I think that one of the areas where the attempt to apply these theoretical
constructs as a unified <scientific> discipline" is being or has been made
is activity theory itself. I bracket the word science since it is sooooooo
loaded and, as Leslie White said , "Science is Sciencing", long before any
of the current wave of people who claim originality for discovering that
there's a difference between what scientists do and the way they account for
their own activity. (Grind axe, grind!) This of course doesn't mean that
people working with one or another of the elements out of which activity
theory has been constructed are in fact making any contribution to this
effort. And I'm sure you've been able to appreciate here the fact that
people working or claiming to work with one or another of the elements out
of which activity theory has been constructed often are in fact using those
decontextualized elements to reinforce a very non-dialectical, status-qup
preserving perspective under various guises.

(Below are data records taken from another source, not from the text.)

-    stamp(ci, 4, d2h.stream());
+    PendingD2H pd;
+    pd.active = true;
+    pd.ci = ci;
+    pd.slot = slot;
+    pd.packed.assign(nf, 0);
     for (size_t j = 0; j < outs.size(); ++j) {
-      at::Tensor o = outs[j];
+      const at::Tensor& o = outs[j];
       const at::Tensor& dst = seg_outputs[ch.seg][j];
       int64_t row_bytes = dst.numel() / std::max<int64_t>(dst.size(0), 1) * dst.element_size();
       TFA_CHECK(o.size(0) == ch.rows && o.numel() * o.element_size() == ch.rows * row_bytes,
                 "fetch '", fetch_names_[j], "' produced ", o.size(0), " rows for a chunk of ", ch.rows);
-      if (!o.is_cuda()) o = o.to(dev);
-      char* dp = static_cast<char*>(dst.data_ptr()) + ch.start * row_bytes;
-      if (ch.rows * row_bytes)
-        HIP_OK(hipMemcpyAsync(dp, o.data_ptr(), ch.rows * row_bytes, hipMemcpyDeviceToHost, d2h.stream()));
-      dev_record_stream(o, d2h.stream());
-      d2h_bytes += ch.rows * row_bytes;
-    }
-    stamp(ci, 5, d2h.stream());
-    HIP_OK(hipEventRecord(P.ev_d2h[slot], d2h.stream()));
+      if (!packing[j] || ch.rows == 0 || row_bytes != 4 * fetch_wpr[j]) continue;
+      bool plain = o.is_cuda() && o.is_contiguous();
+      for (size_t i = 0; plain && i < nin; ++i) {
+        const char* r0 = static_cast<const char*>(P.ring[slot][i].data_ptr());
+        const char* op = static_cast<const char*>(o.data_ptr());
+        if (op >= r0 && op < r0 + P.ring[slot][i].numel() * P.ring[slot][i].element_size()) plain = false;
+      }
+      if (!plain) continue;
+      if (!pd.any_packed && P.used[slot])
+        HIP_OK(hipStreamWaitEvent(cs, P.ev_d2h[slot], 0));
+      k::pack_words(o.data_ptr(), ch.rows, fetch_wpr[j], P.packed[slot][j].data_ptr(), cs);
+      HIP_OK(hipMemcpyAsync(counts + slot * nf + j, P.packed[slot][j].data_ptr(), 8, hipMemcpyDeviceToHost, cs));
+      pd.packed[j] = 1;
+      pd.any_packed = true;
+      if (probe_only[j]) packing[j] = 0;
+    }
+    pd.outs = std::move(outs);
+    HIP_OK(hipEventRecord(P.ev_comp[slot], cs));
     P.used[slot] = true;
     stats_.chunks++;
-  }
+    if (lagged.active) issue_d2h(lagged);
+    if (pd.any_packed)
+      lagged = std::move(pd);
+    else
+      issue_d2h(pd);
+  }
+  if (lagged.active) issue_d2h(lagged);
   if (ncomp > 1) {
     HIP_OK(hipEventRecord(fork_ev, cstr[1]));
     HIP_OK(hipStreamWaitEvent(compute.stream(), fork_ev, 0));
@@ -2309,12 +2605,22 @@
     HIP_OK(hipStreamSynchronize(h2d.stream()));
     HIP_OK(hipStreamSynchronize(compute.stream()));
     HIP_OK(hipStreamSynchronize(d2h.stream()));
+    std::string err;
+    for (auto& l : call_landings) {
+      try {
+        l->wait();
+      } catch (const std::exception& ex) {
+        if (err.empty()) err = ex.what();
+      }
+    }
     drop_pipe(true);
+    TFA_CHECK(err.empty(), err);
   } else {
-    hipEvent_t done;
-    HIP_OK(hipEventCreateWithFlags(&done, hipEventDisableTiming));
-    HIP_OK(hipEventRecord(done, d2h.stream()));
-    handle = reinterpret_cast<int64_t>(done);
+    auto h = std::make_unique<PipeHandle>();
+    HIP_OK(hipEventCreateWithFlags(&h->done, hipEventDisableTiming));
+    HIP_OK(hipEventRecord(h->done, d2h.stream()));
+    h->landings = std::move(call_landings);
+    handle = reinterpret_cast<int64_t>(h.release());
   }
   for (int d = 0; d < depth; ++d) hipEventDestroy(ev_h2d[d]);
   double stage_ms[3] = {0, 0, 0};
@@ -2329,6 +2635,7 @@
   stats_.runs++;
   stats_.h2d_bytes += h2d_bytes;
   stats_.d2h_bytes += d2h_bytes;
+  stats_.d2h_dense_bytes += d2h_dense_bytes;
   stats_.wall_ms += std::chrono::duration<double, std::milli>(t1 - t0).count();
   stats_.h2d_ms += stage_ms[0];
   stats_.compute_ms += stage_ms[1];
diff --git a/csrc/runtime/executor.h b/csrc/runtime/executor.h
--- a/csrc/runtime/executor.h
+++ b/csrc/runtime/executor.h
@@ -28,13 +28,17 @@
   int64_t plans_adopted = 0;
   int64_t h2d_bytes = 0;
   int64_t d2h_bytes = 0;
+  int64_t d2h_dense_bytes = 0;
   int64_t chunks = 0;
+  int64_t chunks_packed = 0;
   double h2d_ms = 0, compute_ms = 0, d2h_ms = 0, wall_ms = 0;
   double plan_ms = 0;
   double exec_ms = 0;
   int64_t graphs_captured = 0, graph_replays = 0, graph_failures = 0, graphs_declined = 0;
   int64_t graph_busy = 0;
 };
+
+struct PackLanding;
 
 class Program {
  public:
@@ -119,9 +123,17 @@
     std::vector<hipEvent_t> ev_comp, ev_d2h;
     std::vector<bool> used;
     int64_t next = 0;
+    std::vector<bool> d2h_issued;
+    std::vector<std::vector<at::Tensor>> packed;
+    at::Tensor counts;
+    std::vector<std::vector<at::Tensor>> stage;
+    std::vector<hipEvent_t> ev_land;
+    std::vector<std::shared_ptr<PackLanding>> landing;
+    int64_t stage_next = 0;
   };
   std::mutex pipe_mu_;
   std::unique_ptr<Pipe> pipe_;
+  std::vector<char> pack_dense_;
   void drop_pipe(bool synced);
 };
 
@@ -135,6 +147,11 @@
 std::vector<StepTiming> read_step_timing();
 
 void pipeline_wait(int64_t handle);
+void set_pack_outputs(bool on);
+bool pack_outputs();
+void set_pack_dense_fraction(double t);
+double pack_dense_fraction();
+void shutdown_pack_runtime();
 
 at::Tensor empty_pinned(const std::vector<int64_t>& sizes, at::ScalarType dt);
 void trim_pinned_pool();
diff --git a/csrc/runtime/unpack.cpp b/csrc/runtime/unpack.cpp
--- /dev/null
+++ b/csrc/runtime/unpack.cpp
@@ -0,0 +1,307 @@
+#include "unpack.h"
+
+#include <algorithm>
+#include <atomic>
+#include <cstdlib>
+#include <cstring>
+#include <stdexcept>
+#include <string>
+
+#if defined(__linux__)
+#include <sched.h>
+#endif
+#if defined(__x86_64__)
+#include <immintrin.h>
+#define TFA_UNPACK_X86 1
+#else
+#define TFA_UNPACK_X86 0
+#endif
+
+namespace tfa {
+namespace unpack {
+
+namespace {
+
+using TileFn = void (*)(const uint32_t* mask, const uint32_t* v, const uint32_t* vend, uint32_t* out, int64_t n);
+
+inline uint32_t tail_bits(int64_t n) { return n >= 32 ? 0xffffffffu : ((1u << n) - 1u); }
+
+void scalar_from(const uint32_t* mask, const uint32_t* v, uint32_t* out, int64_t n, int64_t j0) {
+  for (int64_t j = j0; j * 32 < n; ++j) {
+    const int64_t left = n - j * 32;
+    const int w = static_cast<int>(std::min<int64_t>(32, left));
+    uint32_t m = mask[j] & tail_bits(left);
+    uint32_t* o = out + j * 32;
+    std::memset(o, 0, static_cast<size_t>(w) * 4);
+    while (m) {
+      o[__builtin_ctz(m)] = *v++;
+      m &= m - 1;
+    }
+  }
+}
+
+void tile_scalar(const uint32_t* mask, const uint32_t* v, const uint32_t*, uint32_t* out, int64_t n) {
+  scalar_from(mask, v, out, n, 0);
+}
+
+#if TFA_UNPACK_X86
+__attribute__((target("avx512f,popcnt"))) void tile_avx512(const uint32_t* mask, const uint32_t* v,
+                                                           const uint32_t*, uint32_t* out, int64_t n) {
+  const int64_t full = n / 32;
+  const bool stream = (reinterpret_cast<uintptr_t>(out) & 63) == 0;
+  if (stream) {
+    for (int64_t j = 0; j < full; ++j) {
+      const uint32_t m = mask[j];
+      const __mmask16 lo = static_cast<__mmask16>(m & 0xffffu), hi = static_cast<__mmask16>(m >> 16);
+      const __m512i a = _mm512_maskz_expandloadu_epi32(lo, v);
+      v += __builtin_popcount(m & 0xffffu);
+      const __m512i b = _mm512_maskz_expandloadu_epi32(hi, v);
+      v += __builtin_popcount(m >> 16);
+      _mm512_stream_si512(reinterpret_cast<__m512i*>(out + j * 32), a);
+      _mm512_stream_si512(reinterpret_cast<__m512i*>(out + j * 32 + 16), b);
+    }
+    _mm_sfence();
+  } else {
+    for (int64_t j = 0; j < full; ++j) {
+      const uint32_t m = mask[j];
+      const __mmask16 lo = static_cast<__mmask16>(m & 0xffffu), hi = static_cast<__mmask16>(m >> 16);
+      const __m512i a = _mm512_maskz_expandloadu_epi32(lo, v);
+      v += __builtin_popcount(m & 0xffffu);
+      const __m512i b = _mm512_maskz_expandloadu_epi32(hi, v);
+      v += __builtin_popcount(m >> 16);
+      _mm512_storeu_si512(out + j * 32, a);
+      _mm512_storeu_si512(out + j * 32 + 16, b);
+    }
+  }
+  scalar_from(mask, v, out, n, full);
+}
+
+struct Avx2Lut {
+  alignas(32) uint32_t idx[256][8];
+  Avx2Lut() {
+    for (int m = 0; m < 256; ++m) {
+      int k = 0;
+      for (int i = 0; i < 8; ++i) idx[m][i] = ((m >> i) & 1) ? static_cast<uint32_t>(k++) : 0u;
+    }
+  }
+};
+
+__attribute__((target("avx2,popcnt"))) void tile_avx2(const uint32_t* mask, const uint32_t* v, const uint32_t* vend,
+                                                      uint32_t* out, int64_t n) {
+  static const Avx2Lut lut;
+  const int64_t full = n / 32;
+  const bool stream = (reinterpret_cast<uintptr_t>(out) & 31) == 0;
+  const __m256i bit = _mm256_setr_epi32(1, 2, 4, 8, 16, 32, 64, 128);
+  for (int64_t j = 0; j < full; ++j) {
+    const uint32_t m = mask[j];
+    for (int q = 0; q < 4; ++q) {
+      const uint32_t mb = (m >> (8 * q)) & 0xffu;
+      uint32_t* o = out + j * 32 + q * 8;
+      const int pc = __builtin_popcount(mb);
+      if (v + 8 <= vend) {
+        const __m256i src = _mm256_loadu_si256(reinterpret_cast<const __m256i*>(v));
+        const __m256i perm =
+            _mm256_permutevar8x32_epi32(src, _mm256_load_si256(reinterpret_cast<const __m256i*>(lut.idx[mb])));
+        const __m256i keep = _mm256_cmpeq_epi32(_mm256_and_si256(_mm256_set1_epi32(static_cast<int>(mb)), bit), bit);
+        const __m256i r = _mm256_and_si256(perm, keep);
+        if (stream)
+          _mm256_stream_si256(reinterpret_cast<__m256i*>(o), r);
+        else
+          _mm256_storeu_si256(reinterpret_cast<__m256i*>(o), r);
+      } else {
+        const uint32_t* vv = v;
+        for (int i = 0; i < 8; ++i) o[i] = ((mb >> i) & 1u) ? *vv++ : 0u;
+      }
+      v += pc;
+    }
+  }
+  if (stream) _mm_sfence();
+  scalar_from(mask, v, out, n, full);
+}
+#endif
+
+std::atomic<int> g_forced{kAuto};
+
+int best_variant() {
+#if TFA_UNPACK_X86
+  static const int best = [] {
+    if (__builtin_cpu_supports("avx512f") && __builtin_cpu_supports("popcnt")) return static_cast<int>(kAvx512);
+    if (__builtin_cpu_supports("avx2") && __builtin_cpu_supports("popcnt")) return static_cast<int>(kAvx2);
+    return static_cast<int>(kScalar);
+  }();
+  return best;
+#else
+  return kScalar;
+#endif
+}
+
+TileFn tile_fn(int v) {
+#if TFA_UNPACK_X86
+  if (v == kAvx512) return tile_avx512;
+  if (v == kAvx2) return tile_avx2;
+#endif
+  (void)v;
+  return tile_scalar;
+}
+
+}
+
+bool variant_available(int v) {
+  if (v == kScalar || v == kAuto) return true;
+#if TFA_UNPACK_X86
+  if (v == kAvx2) return __builtin_cpu_supports("avx2") && __builtin_cpu_supports("popcnt");
+  if (v == kAvx512) return __builtin_cpu_supports("avx512f") && __builtin_cpu_supports("popcnt");
+#endif
+  return false;
+}
+
+void force_variant(int v) {
+  if (v < kAuto || v > kAvx512 || !variant_available(v))
+    throw std::runtime_error("unpack: variant " + std::to_string(v) + " is not available on this CPU");
+  g_forced.store(v);
+}
+
+int current_variant() {
+  const int f = g_forced.load();
+  return f == kAuto ? best_variant() : f;
+}
+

All of this leads me to wonder why we aren't discussing Ch.2 of LBE or now,
since it's sunday, CH3. I sort of understood that AERA meetings would have
an effect but now that's a week ago and I'm sort of surprised that Bill and
Michael, who presented on research grounded directly in the CH2 proposal
(triangles and contradictions in profusion) haven't weighed in. But then
everyone has their priorities. I've been trying to understand why the
recent theoretical discussions of activity systems (in general) seem to have
developed little on the basis of the practical implementation and why the
practical implementations have so little coherent relationship to an ongoing
theoretical development. I think your point about the restricted position
within which academics work is very relevant: the dominant activity system
has more to do with the production of academic commodities than it does with
the kinds of transformation to the object activity system that "learning by
expanding" presupposes.

There are exceptions. Yrjo Engestrom's presentation at AERA ; as it turns
out, disccused the very same systemic contradiction that has emerged in the
work i'm doing with a local cyber-culture project with kids who are in the
continuation high school they put you after they kicked you out of the first
level continuation high school. (sounds a little like Dante's circles of
hell, and in certain respects it bears the comparison). To my mind it's a
question of expanding the ZPD concept to take in much more explicitly the
social class codes and the ZPD becomes a two street in which the one
providing the tools has to modify what they expect to provide, the teacher
might not be able to present the "tool" (in this case
multi-media/computer-based video production) in relationship to the
"object" they imagined (eg, learning to produce professional videos) but
might have to see that object changed to something that only has meaning
within the kids' space (or as Freire would put it, within the
situation-limits that they themselves relate to), and as a consequence the
whole pattern changes. Those situation limits are also perceived
differently by the teacher and the kids participating in the project.. I
suspect I'll be writing more about this to xmca as it unfolds since it bears
so closely on LBE, esp. ch3 and ch4. Theoretically it involves the whole
smorgasbord: ZPD, school culture, working class/lumpen teen age rebellion,
etc. on one side, and our attempt to provide these kids with some tools but
being bound by our own class/cultural background, ideas about the kids
"attitudes" (eg., "I won't play into their game of freeloading!"), on the
other. Well all of this is kind of confused right now, but that's good,
it means somethings happening in general, and I'm looking forward to the
interplay of working with this group using an activity systems approach to
orient the practice. Hopefully everyone involved will come through with a
new self-concept, that is new subjects and objects, and hopefully an
expanded one in which the relative positions of subject and object are
rearranged if not totally sublated in a new synthesis.